Problem to work on:
Report all lines of the records that contain "ifndef".

Data supplied:
..............................

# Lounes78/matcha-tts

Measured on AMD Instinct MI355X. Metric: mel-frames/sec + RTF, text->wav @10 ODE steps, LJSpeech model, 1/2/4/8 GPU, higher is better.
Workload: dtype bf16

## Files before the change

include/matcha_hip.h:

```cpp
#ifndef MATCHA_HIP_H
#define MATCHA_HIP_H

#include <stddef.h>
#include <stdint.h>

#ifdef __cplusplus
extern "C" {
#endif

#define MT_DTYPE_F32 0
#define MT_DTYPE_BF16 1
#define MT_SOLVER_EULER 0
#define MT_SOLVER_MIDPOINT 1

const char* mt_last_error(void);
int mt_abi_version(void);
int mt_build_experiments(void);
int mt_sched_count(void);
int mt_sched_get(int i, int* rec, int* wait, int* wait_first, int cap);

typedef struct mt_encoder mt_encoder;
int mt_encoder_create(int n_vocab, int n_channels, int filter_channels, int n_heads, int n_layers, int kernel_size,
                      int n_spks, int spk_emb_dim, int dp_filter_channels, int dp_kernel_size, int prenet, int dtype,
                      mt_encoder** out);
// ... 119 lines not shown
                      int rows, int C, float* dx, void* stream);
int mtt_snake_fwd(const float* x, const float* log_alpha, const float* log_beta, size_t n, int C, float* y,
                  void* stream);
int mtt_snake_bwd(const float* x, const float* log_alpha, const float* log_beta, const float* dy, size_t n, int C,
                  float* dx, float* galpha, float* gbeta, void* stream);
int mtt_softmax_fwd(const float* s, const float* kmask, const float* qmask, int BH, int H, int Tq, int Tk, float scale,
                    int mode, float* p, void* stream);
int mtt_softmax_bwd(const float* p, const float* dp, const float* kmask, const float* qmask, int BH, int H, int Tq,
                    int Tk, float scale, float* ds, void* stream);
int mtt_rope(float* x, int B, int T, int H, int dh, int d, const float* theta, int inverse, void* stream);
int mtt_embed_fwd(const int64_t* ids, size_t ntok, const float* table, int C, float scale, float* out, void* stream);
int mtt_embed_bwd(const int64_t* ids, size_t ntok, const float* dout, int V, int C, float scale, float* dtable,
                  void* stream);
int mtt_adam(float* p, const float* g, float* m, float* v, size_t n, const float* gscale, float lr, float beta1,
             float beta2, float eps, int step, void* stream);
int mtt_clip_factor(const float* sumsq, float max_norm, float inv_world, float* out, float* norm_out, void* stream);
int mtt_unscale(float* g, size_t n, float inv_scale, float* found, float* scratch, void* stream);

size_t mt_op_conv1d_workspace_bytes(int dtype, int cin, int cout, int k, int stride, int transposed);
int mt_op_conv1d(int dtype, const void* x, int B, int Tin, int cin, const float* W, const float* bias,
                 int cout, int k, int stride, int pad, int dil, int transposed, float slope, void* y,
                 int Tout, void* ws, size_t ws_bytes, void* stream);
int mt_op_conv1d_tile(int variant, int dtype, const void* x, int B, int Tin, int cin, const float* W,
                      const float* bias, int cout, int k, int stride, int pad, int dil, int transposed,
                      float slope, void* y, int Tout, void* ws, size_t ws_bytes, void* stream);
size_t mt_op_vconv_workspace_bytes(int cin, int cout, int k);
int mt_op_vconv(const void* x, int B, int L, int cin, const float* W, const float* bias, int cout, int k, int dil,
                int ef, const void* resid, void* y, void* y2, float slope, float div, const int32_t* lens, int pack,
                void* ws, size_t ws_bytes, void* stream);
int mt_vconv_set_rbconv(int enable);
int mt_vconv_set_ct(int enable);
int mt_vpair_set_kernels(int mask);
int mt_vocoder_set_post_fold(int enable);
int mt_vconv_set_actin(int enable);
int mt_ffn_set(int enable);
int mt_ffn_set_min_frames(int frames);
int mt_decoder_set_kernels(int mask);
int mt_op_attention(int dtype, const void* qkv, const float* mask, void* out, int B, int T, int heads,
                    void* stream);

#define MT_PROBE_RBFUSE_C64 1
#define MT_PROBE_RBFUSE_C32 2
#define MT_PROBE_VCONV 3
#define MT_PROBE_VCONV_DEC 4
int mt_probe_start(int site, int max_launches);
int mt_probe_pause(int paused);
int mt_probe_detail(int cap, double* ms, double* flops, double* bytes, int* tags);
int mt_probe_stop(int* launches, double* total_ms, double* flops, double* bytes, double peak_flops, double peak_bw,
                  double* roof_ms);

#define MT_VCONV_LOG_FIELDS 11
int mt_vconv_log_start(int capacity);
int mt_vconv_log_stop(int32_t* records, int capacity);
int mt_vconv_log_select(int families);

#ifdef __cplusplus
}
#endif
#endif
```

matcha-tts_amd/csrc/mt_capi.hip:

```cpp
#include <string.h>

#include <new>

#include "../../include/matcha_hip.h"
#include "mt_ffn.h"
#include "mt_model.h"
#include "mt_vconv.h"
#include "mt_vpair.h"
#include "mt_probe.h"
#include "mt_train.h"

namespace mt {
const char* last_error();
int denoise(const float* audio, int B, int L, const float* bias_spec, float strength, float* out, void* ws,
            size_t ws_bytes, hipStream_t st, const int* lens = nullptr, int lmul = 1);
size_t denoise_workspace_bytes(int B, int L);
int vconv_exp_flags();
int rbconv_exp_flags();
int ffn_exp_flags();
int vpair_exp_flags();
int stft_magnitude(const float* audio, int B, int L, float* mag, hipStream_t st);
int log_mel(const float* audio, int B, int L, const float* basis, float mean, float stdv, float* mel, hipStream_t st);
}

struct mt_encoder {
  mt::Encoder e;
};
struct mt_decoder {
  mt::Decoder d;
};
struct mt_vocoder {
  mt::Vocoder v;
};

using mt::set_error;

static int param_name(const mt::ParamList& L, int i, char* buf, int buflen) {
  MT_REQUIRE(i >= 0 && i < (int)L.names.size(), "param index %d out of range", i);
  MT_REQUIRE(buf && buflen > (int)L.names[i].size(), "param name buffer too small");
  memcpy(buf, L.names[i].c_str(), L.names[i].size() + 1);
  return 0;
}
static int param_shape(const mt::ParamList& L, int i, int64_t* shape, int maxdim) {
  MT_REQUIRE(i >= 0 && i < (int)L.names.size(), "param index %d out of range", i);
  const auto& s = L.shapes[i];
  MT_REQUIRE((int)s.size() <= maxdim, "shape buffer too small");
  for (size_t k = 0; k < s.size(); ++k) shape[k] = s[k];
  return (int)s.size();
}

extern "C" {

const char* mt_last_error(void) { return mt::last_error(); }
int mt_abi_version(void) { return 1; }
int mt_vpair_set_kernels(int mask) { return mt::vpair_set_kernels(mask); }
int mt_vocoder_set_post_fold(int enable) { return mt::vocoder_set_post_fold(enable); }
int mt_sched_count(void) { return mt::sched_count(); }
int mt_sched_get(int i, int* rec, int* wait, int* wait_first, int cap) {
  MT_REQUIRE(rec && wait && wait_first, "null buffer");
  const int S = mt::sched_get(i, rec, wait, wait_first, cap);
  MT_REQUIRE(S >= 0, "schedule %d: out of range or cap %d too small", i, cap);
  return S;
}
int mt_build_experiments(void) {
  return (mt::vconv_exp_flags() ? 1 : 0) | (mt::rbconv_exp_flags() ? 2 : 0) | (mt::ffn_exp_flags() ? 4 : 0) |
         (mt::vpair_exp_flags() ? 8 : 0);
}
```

..............................

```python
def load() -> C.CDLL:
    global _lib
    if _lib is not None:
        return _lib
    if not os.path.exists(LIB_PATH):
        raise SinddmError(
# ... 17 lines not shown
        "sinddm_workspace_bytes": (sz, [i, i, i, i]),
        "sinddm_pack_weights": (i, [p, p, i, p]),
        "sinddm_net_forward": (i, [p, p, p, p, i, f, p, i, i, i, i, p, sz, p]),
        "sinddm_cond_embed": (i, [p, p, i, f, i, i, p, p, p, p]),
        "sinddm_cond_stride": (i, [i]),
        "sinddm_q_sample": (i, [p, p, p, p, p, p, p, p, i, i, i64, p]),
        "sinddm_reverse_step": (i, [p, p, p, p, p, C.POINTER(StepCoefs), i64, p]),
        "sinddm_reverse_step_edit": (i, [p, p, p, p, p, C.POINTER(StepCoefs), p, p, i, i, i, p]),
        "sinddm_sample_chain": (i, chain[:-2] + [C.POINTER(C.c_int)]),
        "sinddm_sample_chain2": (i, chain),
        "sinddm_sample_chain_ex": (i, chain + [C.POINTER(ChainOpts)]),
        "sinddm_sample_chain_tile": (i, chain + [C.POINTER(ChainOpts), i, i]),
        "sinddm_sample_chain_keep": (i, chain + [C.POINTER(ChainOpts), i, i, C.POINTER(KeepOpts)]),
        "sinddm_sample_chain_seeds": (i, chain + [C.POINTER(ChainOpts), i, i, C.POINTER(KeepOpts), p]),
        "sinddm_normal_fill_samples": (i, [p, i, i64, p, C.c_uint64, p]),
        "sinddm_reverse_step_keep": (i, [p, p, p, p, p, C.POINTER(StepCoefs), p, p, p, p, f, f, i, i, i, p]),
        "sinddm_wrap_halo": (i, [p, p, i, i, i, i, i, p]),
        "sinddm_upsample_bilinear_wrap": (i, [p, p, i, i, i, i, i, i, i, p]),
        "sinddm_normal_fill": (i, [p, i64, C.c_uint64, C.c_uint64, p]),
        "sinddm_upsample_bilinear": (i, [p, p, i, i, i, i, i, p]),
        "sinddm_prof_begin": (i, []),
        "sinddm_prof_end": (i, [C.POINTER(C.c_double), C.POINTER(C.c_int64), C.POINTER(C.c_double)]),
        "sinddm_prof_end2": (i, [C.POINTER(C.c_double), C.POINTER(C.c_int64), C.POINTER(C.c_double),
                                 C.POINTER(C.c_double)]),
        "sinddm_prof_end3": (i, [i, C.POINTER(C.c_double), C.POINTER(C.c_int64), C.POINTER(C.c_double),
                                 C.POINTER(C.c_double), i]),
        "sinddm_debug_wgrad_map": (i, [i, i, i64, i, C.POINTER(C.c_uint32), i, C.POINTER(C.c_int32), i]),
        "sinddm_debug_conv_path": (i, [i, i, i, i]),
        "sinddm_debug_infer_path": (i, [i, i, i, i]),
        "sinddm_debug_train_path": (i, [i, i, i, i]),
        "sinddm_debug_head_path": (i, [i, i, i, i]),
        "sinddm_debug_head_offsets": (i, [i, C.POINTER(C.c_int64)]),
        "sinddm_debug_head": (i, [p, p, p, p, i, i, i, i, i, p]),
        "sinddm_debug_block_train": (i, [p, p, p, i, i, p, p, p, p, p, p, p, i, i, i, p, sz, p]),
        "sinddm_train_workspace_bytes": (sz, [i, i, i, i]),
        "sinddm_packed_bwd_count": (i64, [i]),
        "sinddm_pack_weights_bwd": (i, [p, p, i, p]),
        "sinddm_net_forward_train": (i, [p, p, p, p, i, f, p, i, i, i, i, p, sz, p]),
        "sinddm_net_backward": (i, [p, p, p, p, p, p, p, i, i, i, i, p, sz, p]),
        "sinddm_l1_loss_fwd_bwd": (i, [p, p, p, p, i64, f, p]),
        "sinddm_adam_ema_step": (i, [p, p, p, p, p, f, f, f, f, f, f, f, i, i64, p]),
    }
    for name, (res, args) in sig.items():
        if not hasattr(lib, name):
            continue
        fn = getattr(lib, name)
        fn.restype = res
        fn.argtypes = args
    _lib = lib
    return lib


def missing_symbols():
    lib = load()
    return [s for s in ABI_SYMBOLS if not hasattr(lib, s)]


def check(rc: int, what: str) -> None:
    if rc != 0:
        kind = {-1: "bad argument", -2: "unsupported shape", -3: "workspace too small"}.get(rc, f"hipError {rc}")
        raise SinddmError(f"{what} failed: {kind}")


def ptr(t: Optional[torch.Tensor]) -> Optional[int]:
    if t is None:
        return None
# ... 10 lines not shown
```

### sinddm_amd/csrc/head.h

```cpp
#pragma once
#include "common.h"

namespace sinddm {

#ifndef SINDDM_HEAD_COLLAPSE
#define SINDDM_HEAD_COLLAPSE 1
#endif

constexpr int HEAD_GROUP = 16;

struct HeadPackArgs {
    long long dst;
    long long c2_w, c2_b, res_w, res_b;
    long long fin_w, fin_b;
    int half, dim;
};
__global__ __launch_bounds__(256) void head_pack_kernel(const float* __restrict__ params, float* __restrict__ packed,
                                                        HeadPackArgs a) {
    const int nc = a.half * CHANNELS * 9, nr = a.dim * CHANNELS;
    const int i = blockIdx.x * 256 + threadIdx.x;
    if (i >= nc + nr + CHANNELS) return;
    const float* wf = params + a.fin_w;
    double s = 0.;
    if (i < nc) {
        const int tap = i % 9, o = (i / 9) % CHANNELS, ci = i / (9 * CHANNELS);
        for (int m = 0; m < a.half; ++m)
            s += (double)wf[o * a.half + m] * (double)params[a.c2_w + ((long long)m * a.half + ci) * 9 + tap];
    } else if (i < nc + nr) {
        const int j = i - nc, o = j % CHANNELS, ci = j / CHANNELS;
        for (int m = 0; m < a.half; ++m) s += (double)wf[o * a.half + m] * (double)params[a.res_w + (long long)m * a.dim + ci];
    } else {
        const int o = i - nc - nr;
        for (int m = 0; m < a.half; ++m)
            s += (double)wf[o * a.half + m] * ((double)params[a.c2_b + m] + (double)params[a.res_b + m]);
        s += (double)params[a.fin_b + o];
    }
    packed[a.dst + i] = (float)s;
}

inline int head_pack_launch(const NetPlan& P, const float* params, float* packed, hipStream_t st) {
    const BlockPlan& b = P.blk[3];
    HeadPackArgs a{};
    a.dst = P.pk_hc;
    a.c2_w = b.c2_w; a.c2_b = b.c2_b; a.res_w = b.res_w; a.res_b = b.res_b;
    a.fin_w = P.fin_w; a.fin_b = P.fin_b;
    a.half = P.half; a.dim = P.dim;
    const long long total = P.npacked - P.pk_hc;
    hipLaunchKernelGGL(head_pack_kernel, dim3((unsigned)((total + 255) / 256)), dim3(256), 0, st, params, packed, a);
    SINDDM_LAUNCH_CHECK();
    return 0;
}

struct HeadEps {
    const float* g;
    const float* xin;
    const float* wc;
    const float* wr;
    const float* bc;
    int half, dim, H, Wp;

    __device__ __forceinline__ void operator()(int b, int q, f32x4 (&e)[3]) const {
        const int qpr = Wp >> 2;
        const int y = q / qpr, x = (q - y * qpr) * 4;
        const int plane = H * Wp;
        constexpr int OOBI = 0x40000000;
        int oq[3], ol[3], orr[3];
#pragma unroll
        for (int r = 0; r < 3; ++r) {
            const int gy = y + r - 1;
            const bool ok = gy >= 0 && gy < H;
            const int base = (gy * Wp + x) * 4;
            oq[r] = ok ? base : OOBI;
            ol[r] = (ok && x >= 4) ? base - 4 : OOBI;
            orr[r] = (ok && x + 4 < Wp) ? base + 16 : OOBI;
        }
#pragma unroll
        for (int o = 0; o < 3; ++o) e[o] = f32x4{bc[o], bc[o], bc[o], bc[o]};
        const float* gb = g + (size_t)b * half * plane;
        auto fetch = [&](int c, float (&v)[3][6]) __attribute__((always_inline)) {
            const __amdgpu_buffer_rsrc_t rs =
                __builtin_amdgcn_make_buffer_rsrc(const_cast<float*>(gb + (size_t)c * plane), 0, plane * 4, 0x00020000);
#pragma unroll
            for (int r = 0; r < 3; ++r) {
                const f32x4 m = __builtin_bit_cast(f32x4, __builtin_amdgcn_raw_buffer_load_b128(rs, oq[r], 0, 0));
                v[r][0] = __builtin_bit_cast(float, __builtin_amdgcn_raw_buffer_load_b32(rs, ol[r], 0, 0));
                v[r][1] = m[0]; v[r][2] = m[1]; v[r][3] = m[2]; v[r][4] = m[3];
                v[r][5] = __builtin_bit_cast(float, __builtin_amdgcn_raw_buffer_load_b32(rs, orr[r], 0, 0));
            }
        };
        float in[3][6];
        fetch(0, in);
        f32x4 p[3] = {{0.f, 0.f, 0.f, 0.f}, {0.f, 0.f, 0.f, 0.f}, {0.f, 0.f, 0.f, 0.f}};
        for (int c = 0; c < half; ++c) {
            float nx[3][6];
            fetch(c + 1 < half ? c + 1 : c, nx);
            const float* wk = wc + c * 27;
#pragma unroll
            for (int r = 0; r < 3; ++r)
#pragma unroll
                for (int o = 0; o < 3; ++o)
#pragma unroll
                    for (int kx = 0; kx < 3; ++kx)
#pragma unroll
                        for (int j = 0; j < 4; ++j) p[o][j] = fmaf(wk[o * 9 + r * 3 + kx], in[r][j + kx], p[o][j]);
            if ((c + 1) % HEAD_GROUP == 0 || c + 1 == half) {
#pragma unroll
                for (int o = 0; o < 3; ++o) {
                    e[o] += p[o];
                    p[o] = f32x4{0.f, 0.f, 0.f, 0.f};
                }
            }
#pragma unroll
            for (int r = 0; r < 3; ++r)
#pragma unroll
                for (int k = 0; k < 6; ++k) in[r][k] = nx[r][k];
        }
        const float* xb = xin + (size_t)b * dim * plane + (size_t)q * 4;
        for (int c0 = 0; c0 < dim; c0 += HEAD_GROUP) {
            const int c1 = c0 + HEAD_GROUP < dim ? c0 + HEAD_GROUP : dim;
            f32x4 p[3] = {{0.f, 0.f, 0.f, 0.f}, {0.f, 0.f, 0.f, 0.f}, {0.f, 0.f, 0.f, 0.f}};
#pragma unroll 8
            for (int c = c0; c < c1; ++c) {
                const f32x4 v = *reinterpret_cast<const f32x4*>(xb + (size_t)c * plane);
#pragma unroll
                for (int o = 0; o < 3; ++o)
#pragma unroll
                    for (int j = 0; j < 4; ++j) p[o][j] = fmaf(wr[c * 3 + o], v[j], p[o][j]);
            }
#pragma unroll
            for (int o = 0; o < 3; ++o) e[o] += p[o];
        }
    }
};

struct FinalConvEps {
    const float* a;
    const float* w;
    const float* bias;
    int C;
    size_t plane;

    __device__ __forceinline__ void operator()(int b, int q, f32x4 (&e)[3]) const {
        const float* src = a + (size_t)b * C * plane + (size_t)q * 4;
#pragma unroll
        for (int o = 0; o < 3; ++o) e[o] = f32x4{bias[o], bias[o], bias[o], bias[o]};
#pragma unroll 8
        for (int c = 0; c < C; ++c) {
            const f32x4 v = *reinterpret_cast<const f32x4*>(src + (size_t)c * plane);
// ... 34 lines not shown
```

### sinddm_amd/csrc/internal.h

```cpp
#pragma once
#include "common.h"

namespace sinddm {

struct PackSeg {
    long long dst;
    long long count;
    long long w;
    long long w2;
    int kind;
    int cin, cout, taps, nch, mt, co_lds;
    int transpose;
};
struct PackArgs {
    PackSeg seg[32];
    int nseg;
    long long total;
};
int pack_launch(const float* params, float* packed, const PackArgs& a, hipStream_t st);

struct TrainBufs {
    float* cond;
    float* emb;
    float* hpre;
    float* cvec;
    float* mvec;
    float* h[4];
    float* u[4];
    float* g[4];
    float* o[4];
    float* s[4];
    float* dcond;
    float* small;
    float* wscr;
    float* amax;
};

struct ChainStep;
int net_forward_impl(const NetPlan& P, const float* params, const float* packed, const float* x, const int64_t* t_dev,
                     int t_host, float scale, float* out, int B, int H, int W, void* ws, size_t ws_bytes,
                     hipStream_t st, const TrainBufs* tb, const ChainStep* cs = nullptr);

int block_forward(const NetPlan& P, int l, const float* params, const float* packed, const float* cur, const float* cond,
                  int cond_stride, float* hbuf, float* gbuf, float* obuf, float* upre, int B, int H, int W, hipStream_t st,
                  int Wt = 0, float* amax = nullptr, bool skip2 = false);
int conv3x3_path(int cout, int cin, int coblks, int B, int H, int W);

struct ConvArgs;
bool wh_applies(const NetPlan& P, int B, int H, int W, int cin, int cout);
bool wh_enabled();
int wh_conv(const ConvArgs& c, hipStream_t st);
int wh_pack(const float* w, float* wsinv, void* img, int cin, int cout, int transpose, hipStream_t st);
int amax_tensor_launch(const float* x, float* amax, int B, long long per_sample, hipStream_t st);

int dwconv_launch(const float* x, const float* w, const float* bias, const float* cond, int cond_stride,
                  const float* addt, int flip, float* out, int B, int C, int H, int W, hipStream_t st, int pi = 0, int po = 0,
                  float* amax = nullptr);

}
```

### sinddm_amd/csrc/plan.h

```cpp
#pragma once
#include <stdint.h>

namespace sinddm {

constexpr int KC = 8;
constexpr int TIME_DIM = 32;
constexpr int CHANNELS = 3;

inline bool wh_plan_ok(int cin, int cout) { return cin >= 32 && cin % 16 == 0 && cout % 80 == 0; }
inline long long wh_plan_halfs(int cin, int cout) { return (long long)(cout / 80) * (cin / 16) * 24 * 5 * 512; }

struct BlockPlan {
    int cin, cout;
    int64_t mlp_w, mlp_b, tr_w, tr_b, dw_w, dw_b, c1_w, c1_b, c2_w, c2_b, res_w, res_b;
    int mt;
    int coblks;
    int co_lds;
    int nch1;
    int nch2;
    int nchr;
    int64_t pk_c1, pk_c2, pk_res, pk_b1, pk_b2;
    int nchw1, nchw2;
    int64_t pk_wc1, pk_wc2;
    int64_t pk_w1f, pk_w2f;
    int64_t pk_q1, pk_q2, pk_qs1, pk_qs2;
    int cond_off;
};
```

..............................

Written response:
#ifndef MATCHA_HIP_H
#ifndef SINDDM_HEAD_COLLAPSE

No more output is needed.